Das Risiko, an Leberkrebs zu erkranken, scheint nicht mit dem HCV-Genotyp zusammenzuhängen. Bei einer chronischen HCV-Infektion entwickelt sich ein hepatozelluläres Karzinom (Leberkrebs) erst, wenn eine Zirrhose festgestellt wurde.

Wenn eine Person mit einer HCV-Infektion wirksam behandelt wird, bevor sie eine Zirrhose entwickelt, spielt der infizierende Genotyp keine Rolle.

Bei Menschen, die bereits eine Zirrhose entwickelt haben, gibt es jedoch eine Daten was darauf hindeutet, dass die Genotypen 1b oder 3 das Krebsrisiko erhöhen können.

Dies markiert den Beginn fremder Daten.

## Interleave group-kernel lane mapping and reduce with permlane swaps

Reassigns lanes in the group collision kernel so the two column halves are interleaved on odd and even lanes. A branch-free address select picks each lane's column drone. The first two transpose-reduction stages now use permlane32/permlane16 swap instructions instead of cross-lane shuffles, and the later stages use explicit v_min_f64. The candidate-reduction masks and store predicates are rewritten to match the new lane layout. It also adds an optional compile-time timeline probe, and the interleaving changes the memory access pattern of the column loads.

```diff
diff --git a/drone_path_planning_python_amd/csrc/msnap_collide.hip b/drone_path_planning_python_amd/csrc/msnap_collide.hip
--- a/drone_path_planning_python_amd/csrc/msnap_collide.hip
+++ b/drone_path_planning_python_amd/csrc/msnap_collide.hip
@@ -722,6 +722,17 @@
 }
 
 constexpr int kGroupWaves = 4;
+#ifdef MSNAP_TOOLS_TIMELINE
+constexpr int kGroupTimelineRows = 8192;
+__device__ unsigned long long g_groups_timeline[kGroupTimelineRows * 8];
+#define MSNAP_GTL(k)                                                                                 \
+  do {                                                                                               \
+    if (threadIdx.x == 0 && tl_item < 2 && blockIdx.x * 2 + tl_item < (unsigned)kGroupTimelineRows)  \
+      g_groups_timeline[(blockIdx.x * 2 + tl_item) * 8 + (k)] = wall_clock64();                      \
+  } while (0)
+#else
+#define MSNAP_GTL(k) do { } while (0)
+#endif
 __global__ void __launch_bounds__(kWave, kGroupWaves)
 collide_eval_groups_kernel(const double *__restrict__ pcol, int N, int S, const int32_t *__restrict__ oid,
                            const int32_t *__restrict__ meta, CullGroups cg, unsigned long long *__restrict__ hint) {
@@ -741,13 +752,18 @@
     const int ent_raw = entry;
     entry = it_next < tot ? cg.glist[it_next] : 0;
     if (it >= tot) continue;
+#ifdef MSNAP_TOOLS_TIMELINE
+    const unsigned tl_item = (unsigned)(v - (int)blockIdx.x) / gridDim.x;
+#endif
+    MSNAP_GTL(0);
     const int ent = __builtin_amdgcn_readfirstlane(ent_raw);
     const int a = ent >> 16, b = ent & 0xffff;
     const bool diag = a == b;
 
     int lane_s = threadIdx.x;
     asm volatile("" : "+v"(lane_s));
-    const int half = lane_s >> 5, ls = lane_s & (kGroupLanes - 1);
+    const int ls = lane_s >> 1;
+    const unsigned hsel = 0u - (unsigned)(lane_s & 1);
     double acc[kColBlock * kGroupHalf];
 #pragma unroll
     for (int p = 0; p < kColBlock * kGroupHalf; ++p) acc[p] = INFINITY;
@@ -758,9 +774,11 @@
       double cx[kGroupHalf], cy[kGroupHalf], cz[kGroupHalf];
 #pragma unroll
       for (int c = 0; c < kGroupHalf; ++c) {
-        const int d = b * kColBlock + half * kGroupHalf + c;
+        const int d0 = b * kColBlock + c, d1 = d0 + kGroupHalf;
+        const int e0 = d0 < N ? d0 : N - 1, e1 = d1 < N ? d1 : N - 1;
+        const unsigned step = (unsigned)(e1 - e0) * stride * 8u;
         const double *p = reinterpret_cast<const double *>(
-            reinterpret_cast<const char *>(pcol + (size_t)(d < N ? d : N - 1) * stride) + (size_t)voff);
+            reinterpret_cast<const char *>(pcol + (size_t)e0 * stride) + (size_t)(voff + (hsel & step)));
         cx[c] = p[0];
         cy[c] = p[1];
         cz[c] = p[2];
@@ -788,35 +806,45 @@
           asm("v_min_f64 %0, %1, %0" : "+v"(acc[r * kGroupHalf + c]) : "v"(d2));
         }
       }
-    }
-#pragma unroll
-    for (int n = 16, m = 16; n >= 1; n >>= 1, m >>= 1) {
-      const bool up = (lane_s & m) != 0;
+      if (s0 < 3 * kGroupLanes) MSNAP_GTL(1 + s0 / kGroupLanes);
+    }
+    MSNAP_GTL(4);
+    int lane_c = threadIdx.x;
+    asm volatile("" : "+v"(lane_c));
+    const int pr = lane_c >> 3, pc = (lane_c >> 1) & (kGroupHalf - 1), half_c = lane_c & 1;
+    const int ra = a * kColBlock + pr, cb = b * kColBlock + half_c * kGroupHalf + pc;
+    const int oi = oid[ra < N ? ra : N - 1], oj = oid[cb < N ? cb : N - 1];
+    asm volatile("" ::: "memory");
+#pragma unroll
+    for (int i = 0; i < 16; ++i) swap_min_f64<32>(acc[i], acc[i + 16]);
+#pragma unroll
+    for (int i = 0; i < 8; ++i) swap_min_f64<16>(acc[i], acc[i + 8]);
+#pragma unroll
+    for (int n = 4, m = 8; n >= 1; n >>= 1, m >>= 1) {
+      const bool up = (lane_c & m) != 0;
 #pragma unroll
       for (int i = 0; i < n; ++i) {
         const double keep = up ? acc[i + n] : acc[i], send = up ? acc[i] : acc[i + n];
-        acc[i] = __builtin_fmin(keep, __shfl_xor(send, m));
-      }
-    }
+        const double got = shfl_xor_f64(send, m);
+        acc[i] = keep;
+        asm("v_min_f64 %0, %1, %0" : "+v"(acc[i]) : "v"(got));
+      }
+    }
+    MSNAP_GTL(5);
     double v = acc[0];
-    int lane_c = threadIdx.x;
-    asm volatile("" : "+v"(lane_c));
-    const int pr = (lane_c & (kGroupLanes - 1)) >> 2, pc = lane_c & (kGroupHalf - 1), half_c = lane_c >> 5;
-    const int ra = a * kColBlock + pr, cb = b * kColBlock + half_c * kGroupHalf + pc;
-    const int oi = oid[ra < N ? ra : N - 1], oj = oid[cb < N ? cb : N - 1];
     if (ra >= N || cb >= N || (diag && ra == cb)) v = INFINITY;
     {
       double w = v;
       int wj = oj;
 #pragma unroll
-      for (int m = 1; m <= 32; m = (m == 2 ? 32 : m << 1)) {
+      for (int m = 1; m <= 4; m <<= 1) {
         const double o = __shfl_xor(w, m);
         const int ojx = __shfl_xor(wj, m);
         const bool take = (o < w) | ((o == w) & (ojx < wj));
         w = take ? o : w;
         wj = take ? ojx : wj;
       }
-      if ((lane & 35) == 0) {
+      if ((lane_c & 7) == 0) {
         cg.cand_d2[(size_t)it * 16 + pr] = w;
         cg.cand_j[(size_t)it * 16 + pr] = w < INFINITY ? wj : -1;
       }
@@ -825,21 +853,28 @@
       double w = v;
       int wi = oi;
 #pragma unroll
-      for (int m = 4; m <= 16; m <<= 1) {
+      for (int m = 8; m <= 32; m <<= 1) {
         const double o = __shfl_xor(w, m);
         const int oix = __shfl_xor(wi, m);
         const bool take = (o < w) | ((o == w) & (oix < wi));
         w = take ? o : w;
         wi = take ? oix : wi;
       }
-      if ((lane_c & (kGroupLanes - 1)) < kGroupHalf) {
+      if (lane_c < kColBlock) {
         const int k = kColBlock + half_c * kGroupHalf + pc;
         cg.cand_d2[(size_t)it * 16 + k] = w;
         cg.cand_j[(size_t)it * 16 + k] = (!diag && w < INFINITY) ? wi : -1;
       }
     }
-  }
-}
+    MSNAP_GTL(6);
+  }
+}
+#ifdef MSNAP_TOOLS_TIMELINE
+extern "C" int msnap_debug_read_groups_timeline(unsigned long long *out, int n_words) {
+  if (hipDeviceSynchronize() != hipSuccess) return MSNAP_EHIP;
+  return hipMemcpyFromSymbol(out, HIP_SYMBOL(g_groups_timeline), (size_t)n_words * 8) == hipSuccess ? MSNAP_OK : MSNAP_EHIP;
+}
+#endif
 
 __global__ void __launch_bounds__(kWave, 4)
 collide_eval_shares_kernel(const double *__restrict__ prow_t, const double *__restrict__ pcol, CollideGeom g,
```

Das Screening auf Leberkrebs wird jedem empfohlen, der HCV mit Zirrhose hat. Einige Ärzte empfehlen ein häufigeres Screening für diejenigen, die mit den Genotypen 1 und 3 infiziert sind.

Über den Arzt


Dr. Kenneth Hirsch erwarb seinen Doktor der Medizin an der Washington University in St. Louis, Missouri. Er absolvierte eine postgraduale Ausbildung in Innere Medizin und Hepatologie an der University of California, San Francisco (UCSF). Er absolvierte eine zusätzliche postgraduale Ausbildung an den National Institutes of Health in Allergie und Immunologie. Dr. Hirsch diente auch als Leiter der Hepatologie am Washington, DC, VA Medical Center. Dr. Hirsch hatte Lehraufträge an den medizinischen Fakultäten der Universitäten Georgetown und George Washington inne.

Dr. Hirsch verfügt über umfangreiche klinische Praxis für Patienten mit dem Hepatitis-C-Virus. Zudem verfügt er über langjährige Erfahrung in der pharmazeutischen Forschung. Er war in Beratungsgremien für die Industrie, nationale medizinische Gesellschaften und Aufsichtsbehörden tätig.